Dynamic QoS Support for P2P Communications

Abstract

Scalable Quality of Service (QoS) control is of paramount importance to effectively enable a seamless convergence of the rapidly evolving Peer-to-Peer (P2P) overlay communications over the Internet since the latter only supports best-effort service paradigm. For example, the European Union (EU) funded ROMEO project is focusing on a joint use of DVB-T2 and P2P overlay networks for live multimedia content sharing and collaboration among multiple users. This raises a strong need that the media packets transmitted through the P2P overlay delivery system must arrive earlier enough at the end users to assure a proper synchronization of the multiple views that may be received via the hybrid network. For this purpose, the P2P network must assure a certain QoS guarantee in terms of bandwidth, delay, jitter, and loss. More importantly, the control must be scalable to prevent excessive signalling and the related processing overhead, usually suffered in the traditional per-flow QoS control approaches. In this view, recent research effort claimed that the Internet resources can be efficiently over-provisioned (booking more resources in-advance) in such a way to allow differentiation of QoS control with reduced signalling overhead and increased resource utilization.

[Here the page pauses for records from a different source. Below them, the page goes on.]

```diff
@@ -570,6 +581,8 @@
   static_assert(NQ <= NBLK / 2 && 2 * NWL <= NBLK, "the tap's fillers fit its blocks");
   using I0 = std::integral_constant<int, 0>;
   using I1 = std::integral_constant<int, 1>;
+  using I2 = std::integral_constant<int, 2>;
+  using I3 = std::integral_constant<int, 3>;
   auto read_a1 = [&](const char* pat, auto pos_c, auto s_c, auto i_c, auto lo_c) __attribute__((always_inline)) {
     constexpr int pos = decltype(pos_c)::value, s = decltype(s_c)::value, i = decltype(i_c)::value;
     constexpr int kh = pos / 3, kw = pos % 3, mb = 4 * s + i;
@@ -585,8 +598,8 @@
     const u32x4 v = __builtin_amdgcn_raw_buffer_load_b128(wrs, wq16[nj], so, 0);
     bq[J][nj >> 1][2 * (nj & 1) + part] = make_uint4(v.x, v.y, v.z, v.w);
   };
-  auto do_chunk9 = [&](auto parity, auto phase_c, int chunk) __attribute__((always_inline)) {
-    constexpr int P = decltype(parity)::value, PHS = decltype(phase_c)::value;
+  auto do_chunk9 = [&](auto parity, auto phase_c, int chunk, auto tail_c) __attribute__((always_inline)) {
+    constexpr int P = decltype(parity)::value, PHS = decltype(phase_c)::value, TAIL = decltype(tail_c)::value;
     const char* pat = lds + P * T::PATCH_BYTES;
     bf16x8 ca[2][4], cb[2][4];
     bf16x8 ar[2][ROWS ? ROWS_SLOTS : 1];
@@ -604,7 +617,8 @@
         if constexpr (MODE == MODE_F32X3) ca[1][i] = read_a1(pat, POS0{}, I0{}, i, I1{});
       }
     });
-    load_ss(std::integral_constant<int, P>{}, chunk_cc(min(chunk + 2, nchunks - 1)));
+    if constexpr (TAIL == 0)
+      load_ss(std::integral_constant<int, P>{}, chunk_cc(min(chunk + 2, nchunks - 1)));
     static_for<0, NT>([&](auto tap_c) {
       constexpr int tap = decltype(tap_c)::value;
       constexpr int DIST = NBUF - 1;
@@ -724,7 +738,7 @@
       static_for<0, NBLK>([&](auto blk_c) {
         constexpr int blk = decltype(blk_c)::value;
         constexpr int s = blk / (4 * NJ), nj = (blk / 4) % NJ, i = blk & 3, mb = 4 * s + i;
-        if constexpr (blk < UN) xr[blk] = xform_load(std::integral_constant<int, U0 + blk>{});
+        if constexpr (TAIL < 2 && blk < UN) xr[blk] = xform_load(std::integral_constant<int, U0 + blk>{});
         {
           const uint4 h4 = bq[CUR][nj >> 1][2 * (nj & 1)], l4 = bq[CUR][nj >> 1][2 * (nj & 1) + 1];
           const bf16x8 bhi = *reinterpret_cast<const bf16x8*>(&h4);
@@ -760,48 +774,55 @@
           constexpr int q = blk, ii = MODE == MODE_F32X3 ? (q >> 1) : q, lo = MODE == MODE_F32X3 ? (q & 1) : 0;
           cb[lo][ii] = read_a1(pat, POS{}, I1{}, std::integral_constant<int, ii>{}, std::integral_constant<int, lo>{});
         }
-        if constexpr ((blk & 1) && (blk >> 1) < NWL)
+        if constexpr ((blk & 1) && (blk >> 1) < NWL && (TAIL < 2 || tap + DIST < NT))
           load_b1(std::integral_constant<int, NXT>{}, std::integral_constant<int, (blk >> 1)>{}, wchunk, wtap);
         if constexpr (!ROWS && tap + 1 < NT && blk >= NBLK / 2 && blk < NBLK / 2 + NQ) {
           constexpr int q = blk - NBLK / 2, ii = MODE == MODE_F32X3 ? (q >> 1) : q, lo = MODE == MODE_F32X3 ? (q & 1) : 0;
           ca[lo][ii] = read_a1(pat, POSN{}, I0{}, std::integral_constant<int, ii>{},
                                std::integral_constant<int, lo>{});
         }
-        static_for<0, Q>([&](auto q_c) {
+        static_for<0, (TAIL < 2 ? Q : 0)>([&](auto q_c) {
           constexpr int q = decltype(q_c)::value;
           if constexpr (XP::stage_blk(q, Q, NBLK) == blk) {
             if constexpr (COPY) stage(std::integral_constant<int, q>{}, std::integral_constant<int, 0>{});
             else stage(std::integral_constant<int, q / XP::NSTG>{}, std::integral_constant<int, q % XP::NSTG>{});
           }
         });
-        if constexpr (UN > 0 && blk >= NBLK - UN)
+        if constexpr (TAIL == 0 && UN > 0 && blk >= NBLK - UN)
           load_unit_o(std::integral_constant<int, U0 + blk - (NBLK - UN)>{}, chunk + 2);
         __builtin_amdgcn_sched_barrier(0);
       });
     });
-    __builtin_amdgcn_s_waitcnt(0xc07f);
-    if constexpr (!(SDP_KO & 8)) __builtin_amdgcn_s_barrier();
+    if constexpr (TAIL < 2 || STAGED_EPI) {
+      __builtin_amdgcn_s_waitcnt(0xc07f);
+      if constexpr (!(SDP_KO & 8)) __builtin_amdgcn_s_barrier();
+    }
   };
   static_assert(NT % 2 == 1 || (S2 && NT % NBUF == 0), "weight-ring slots repeat from chunk to chunk");
-#ifndef SDP_DGRAD16_TAPS
-#define SDP_DGRAD16_TAPS 0
-#endif
   if constexpr (S2) {
     static_assert(MODE != MODE_F32 && NT % NBUF == 0, "4x4 stride-2: the tap schedule of the bf16 modes");
     static_assert(XP::max_count() * PPU * XP::NSTG <= 2 * (NBLK - 2), "at most two transform stages per block");
     for (int chunk = 0; chunk < 2 * nck; chunk += 2) {
-      do_chunk9(I0{}, I0{}, chunk);
-      do_chunk9(I1{}, I1{}, chunk + 1);
-    }
-    for (int chunk = 2 * nck; chunk < nchunks; chunk += 2) {
-      do_chunk9(I0{}, std::integral_constant<int, 2>{}, chunk);
-      do_chunk9(I1{}, std::integral_constant<int, 3>{}, chunk + 1);
-    }
-  } else if constexpr (MODE != MODE_F32 && NT == 9 && (!TRANS || (IO16 && SDP_DGRAD16_TAPS))) {
+      do_chunk9(I0{}, I0{}, chunk, I0{});
+      do_chunk9(I1{}, I1{}, chunk + 1, I0{});
+    }
+    for (int chunk = 2 * nck; chunk < nchunks - (TAILED ? 2 : 0); chunk += 2) {
+      do_chunk9(I0{}, I2{}, chunk, I0{});
+      do_chunk9(I1{}, I3{}, chunk + 1, I0{});
+    }
+    if constexpr (TAILED) {
+      do_chunk9(I0{}, I2{}, nchunks - 2, I1{});
+      do_chunk9(I1{}, I3{}, nchunks - 1, I2{});
+    }
+  } else if constexpr (TAPS9) {
     static_assert(XP::max_count() * PPU * XP::NSTG <= 2 * (NBLK - 2), "at most two transform stages per block");
-    for (int chunk = 0; chunk < nchunks; chunk += 2) {
-      do_chunk9(I0{}, I0{}, chunk);
-      do_chunk9(I1{}, I0{}, chunk + 1);
+    for (int chunk = 0; chunk < nchunks - (TAILED ? 2 : 0); chunk += 2) {
+      do_chunk9(I0{}, I0{}, chunk, I0{});
+      do_chunk9(I1{}, I0{}, chunk + 1, I0{});
+    }
+    if constexpr (TAILED) {
+      do_chunk9(I0{}, I0{}, nchunks - 2, I1{});
+      do_chunk9(I1{}, I0{}, nchunks - 1, I2{});
     }
   } else {
     for (int chunk = 0; chunk < nchunks; chunk += 2) {
@@ -813,7 +834,7 @@
   SDP_T(3);
   if (TRANS && (!a.dact || TC < 32 || NW != 4)) {
     if constexpr (TRANS) {
-    __builtin_amdgcn_s_waitcnt(0);
+    if constexpr (!TAILED) __builtin_amdgcn_s_waitcnt(0);
     const int Ho = a.H, Wo = a.W;
     const size_t bo = (size_t)b * Ho * Wo * Cout;
     const int img_bytes = Ho * Wo * Cout * ES;
@@ -974,7 +995,7 @@
     }
   } else if (SH == 16 && !TRANS && (!a.dact || TC < 32 || NW != 4)) {
     if constexpr (SH == 16 && !TRANS) {
-    __builtin_amdgcn_s_waitcnt(0);
+    if constexpr (!TAILED) __builtin_amdgcn_s_waitcnt(0);
     const int Ho = (POOL || S2) ? a.H / 2 : a.H, Wo = (POOL || S2) ? a.W / 2 : a.W;
     const int de = S2 ? 1 : d;
     const size_t bo = (size_t)b * Ho * Wo * Cout;
@@ -1141,7 +1162,7 @@
     }
   } else if (a.dact) {
     if constexpr (TC >= 32 && NW == 4 && SH == 16) {
-    __builtin_amdgcn_s_waitcnt(0);
+    if constexpr (!TAILED) __builtin_amdgcn_s_waitcnt(0);
     __syncthreads();
     constexpr int SROW = T::NTILE + 8;
     constexpr int SP = WM * 64;
```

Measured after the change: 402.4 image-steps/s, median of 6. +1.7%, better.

This approach, however, needs further investigations for proper integration into innovative networking architectural designs to achieve performance. In addition to that, and in order to provide an end-to-end QoS, a mechanism to enforce prioritization policies within the customer’s access network is also needed. Hence, this chapter proposes a cross-layer control architecture that takes advantage of the Internet resources over-provisioning and the QoS policy enforcement within access networks to facilitate rapid development of P2P applications. The design aims to alleviate the requirements of buffers and the need for adaptation on end users’ devices, thus allowing for cost-effective and rapid development of attractive services in similar hybrid content delivery networks.